Rabbimize hamd olsun. Öyle bir Allah’a subhanehu ve teâlâ inanmış ve teslim olmuşuz ki; O, Et-Tayyib (Temiz) ve El-Cemil (Güzel) olandır. O’ndan gelenler de bizler için temiz ve güzeldir.

İnanıyoruz ki O subhanehu ve teâlâ El-Hakim’dir… Her şeyi bir hikmetle takdir eder. Zahiri şer olan nice mesele, içinde sonsuz hayırlar barındırır. Bu zindan süreci de böyledir. Dostları üzmüş, düşmanları sevindirmiştir. Ancak akıbet muttakilerindir. Musibet ve imtihan sayfaları dökülüp akıbet yani hayırlar ortaya çıkınca dostların yüzü aydınlanacak, düşmanlarınki kararacaktır. Dünyada da, ahirette de…

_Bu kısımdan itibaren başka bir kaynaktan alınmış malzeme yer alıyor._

+    const int cl = P.cl, ll = P.ll;
+    const int ctx_off = 15, loop_off = 15 + P.ctx_depth, stk_off = 15 + P.ctx_depth + P.loop_depth;
+    int B0, B1;
+    phase_range<PHASE>(P, B0, B1);
+    {
+        const int staged = NA + B1 - B0;
+        for (int j = 0; j < staged; j++) {
+            const int col = j < NA ? A0 + j : B0 + (j - NA);
+            s_rows[j * PITCH + tid] = cur_p[(unsigned long long)col * N];
+        }
+        if (tid < staged) {
+            const int col = tid < NA ? A0 + tid : B0 + (tid - NA);
+            const unsigned long long gl = (unsigned long long)blockIdx.x * BLOCK + (BLOCK - 1);
+            const unsigned long long cl8 = gl >> P.log_n, kl = gl & (n - 1);
+            s_rows[tid * PITCH + BLOCK] = P.ext[(unsigned long long)col * N + (cl8 * stride) * n + ((kl + 1) & (n - 1))];
+        }
+    }
+    __syncthreads();
+#define DCUR(j) s_rows[((j) - A0) * PITCH + tid]
+#define DNXT(j) s_rows[((j) - A0) * PITCH + tid + 1]
+#define SCOL(col, nx) s_rows[(NA + (col) - B0) * PITCH + tid + (nx)]
+#define C_CTX(i) (((i) < P.ctx_depth) ? SCOL(ctx_off + (i), 0) : ZERO)
+#define N_CTX(i) (((i) < P.ctx_depth) ? SCOL(ctx_off + (i), 1) : ZERO)
+#define C_LOOP(i) (((i) < P.loop_depth) ? SCOL(loop_off + (i), 0) : ZERO)
+#define N_LOOP(i) (((i) < P.loop_depth) ? SCOL(loop_off + (i), 1) : ZERO)
+#define O(i) (((i) < P.stack_depth) ? SCOL(stk_off + (i), 0) : ZERO)
+#define NW(i) (((i) < P.stack_depth) ? SCOL(stk_off + (i), 1) : ZERO)
+#define sp(i) DCUR(1 + (i))
+#define cf(i) DCUR(5 + (i))
+#define ld(i) DCUR(8 + (i))
+#define hd(i) DCUR(13 + (i))
+#define nsp(i) DNXT(1 + (i))
+#define ncf(i) DNXT(5 + (i))
+
+    AccWide acc;
+    {
+        const unsigned long long k_last = ((unsigned long long)blockIdx.x * BLOCK + (BLOCK - 1)) & (n - 1);
+        acc.init(P.coefA, P.coefB, c8 != 0 || k_last == n - 1);
+    }
+    const fe *per = P.periodic + (s & 127ULL) * 23;
+    const int base = 20 + cl + ll;
+
+    if constexpr (PHASE == 0) {
+        const fe op_counter = DCUR(0);
+        fe cff[8], push_flag, next_void;
+        {
+            fe a3 = fe_mul(cf(0), cf(1));
+            fe a1 = fe_sub(cf(0), a3), a2 = fe_sub(cf(1), a3), a0 = fe_sub(bnot(cf(0)), a2);
+            cff[4] = fe_mul(a0, cf(2)); cff[5] = fe_mul(a1, cf(2)); cff[6] = fe_mul(a2, cf(2)); cff[7] = fe_mul(a3, cf(2));
+            cff[0] = fe_sub(a0, cff[4]); cff[1] = fe_sub(a1, cff[5]); cff[2] = fe_sub(a2, cff[6]); cff[3] = fe_sub(a3, cff[7]);
+        }
+        {
+            fe h3 = fe_mul(hd(0), hd(1));
+            push_flag = fe_mul(fe_sub(bnot(hd(0)), fe_sub(hd(1), h3)), ld(0));
+        }
+        {
+            fe a3 = fe_mul(ncf(0), ncf(1));
+            next_void = fe_mul(a3, ncf(2));
+        }
+        DG_STEP();
+        {
+            fe cf_sum = ZERO, ld_prod = ONE, hd_prod = ONE;
+#pragma unroll
+            for (int i = 0; i < 3; i++) { acc.fold(i, G2, is_bin(cf(i))); cf_sum = fe_add(cf_sum, cf(i)); }
+#pragma unroll
+            for (int i = 0; i < 5; i++) { acc.fold(3 + i, G2, is_bin(ld(i))); ld_prod = fe_mul(ld_prod, ld(i)); }
+#pragma unroll
+            for (int i = 0; i < 2; i++) { acc.fold(8 + i, G2, is_bin(hd(i))); hd_prod = fe_mul(hd_prod, hd(i)); }
+            fe is_hacc = cff[0];
+            fe hacc_t = fe_mul(fe_add(op_counter, ONE), is_hacc);
+            fe rest_t = fe_mul(op_counter, bnot(is_hacc));
+            acc.fold(10, G3, fe_sub(fe_add(hacc_t, rest_t), DNXT(0)));
+            acc.fold(11, G8, fe_mul(op_counter, fe_mul(bnot(ld_prod), bnot(hd_prod))));
+            acc.fold(12, G8, fe_mul(cf_sum, bnot(fe_mul(ld_prod, hd_prod))));
+            acc.fold(13, G6, fe_mul(cff[7], bnot(next_void)));
+            fe prefix = fe_add(fe_add(cff[1], cff[4]), fe_add(cff[5], cff[6]));
+            fe align = fe_mul(prefix, per[8 + 1]);
+            align = fe_add(align, fe_mul(fe_add(cff[2], cff[3]), per[8 + 0]));
+            align = fe_add(align, fe_mul(push_flag, per[8 + 2]));
+            acc.fold(14, G4, align);
+        }
+        DG_STEP();
+        {
+            fe r_sp[4];
+            {
+                fe f = cff[0];
+                fe op_value = fe_mul(NW(0), push_flag);
+                fe os[4], ns[4];
+#pragma unroll
+                for (int i = 0; i < 4; i++) os[i] = fe_cube(fe_add(sp(i), per[i]));
+                DG_STEP();
+                matvec<4>(c_sponge_mds, os);
+                fe opc = ld(0);
+                opc = fe_add(opc, fe_mul_small(ld(1), 2)); opc = fe_add(opc, fe_mul_small(ld(2), 4));
+                opc = fe_add(opc, fe_mul_small(ld(3), 8)); opc = fe_add(opc, fe_mul_small(ld(4), 16));
+                opc = fe_add(opc, fe_mul_small(hd(0), 32)); opc = fe_add(opc, fe_mul_small(hd(1), 64));
+                os[0] = fe_add(os[0], opc);
+                os[1] = fe_add(os[1], op_value);
+#pragma unroll
+                for (int i = 0; i < 4; i++) ns[i] = nsp(i);
+                matvec<4>(c_sponge_inv_mds, ns);
+#pragma unroll
+                for (int i = 0; i < 4; i++) ns[i] = fe_sub(fe_cube(ns[i]), per[4 + i]);
+#pragma unroll
+                for (int i = 0; i < 4; i++) r_sp[i] = fe_mul(f, fe_sub(os[i], ns[i]));
+            }
+            DG_STEP();
+            {
+                fe fclr = fe_add(fe_add(cff[1], cff[4]), cff[5]);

Kralın biri sevdiği bir dostuyla sürekli ava çıkarmış. Yine avlandıkları bir gün, dostu kralın tüfeğine barutu yanlış doldurmuş. Tüfek kralın elinde patlamış. Kralın parmakları kopmuş. Kral acılar içinde kıvranırken arkadaşı ‘Üzülme kralım! Her işte bir hayır vardır’ diye onu teselli etmeye başlamasın! Kral öfkeden kudurmuş. ‘Hem parmaklarımı kopardın hem de bunu mu söylüyorsun?’ diyerek onu zindana attırmış.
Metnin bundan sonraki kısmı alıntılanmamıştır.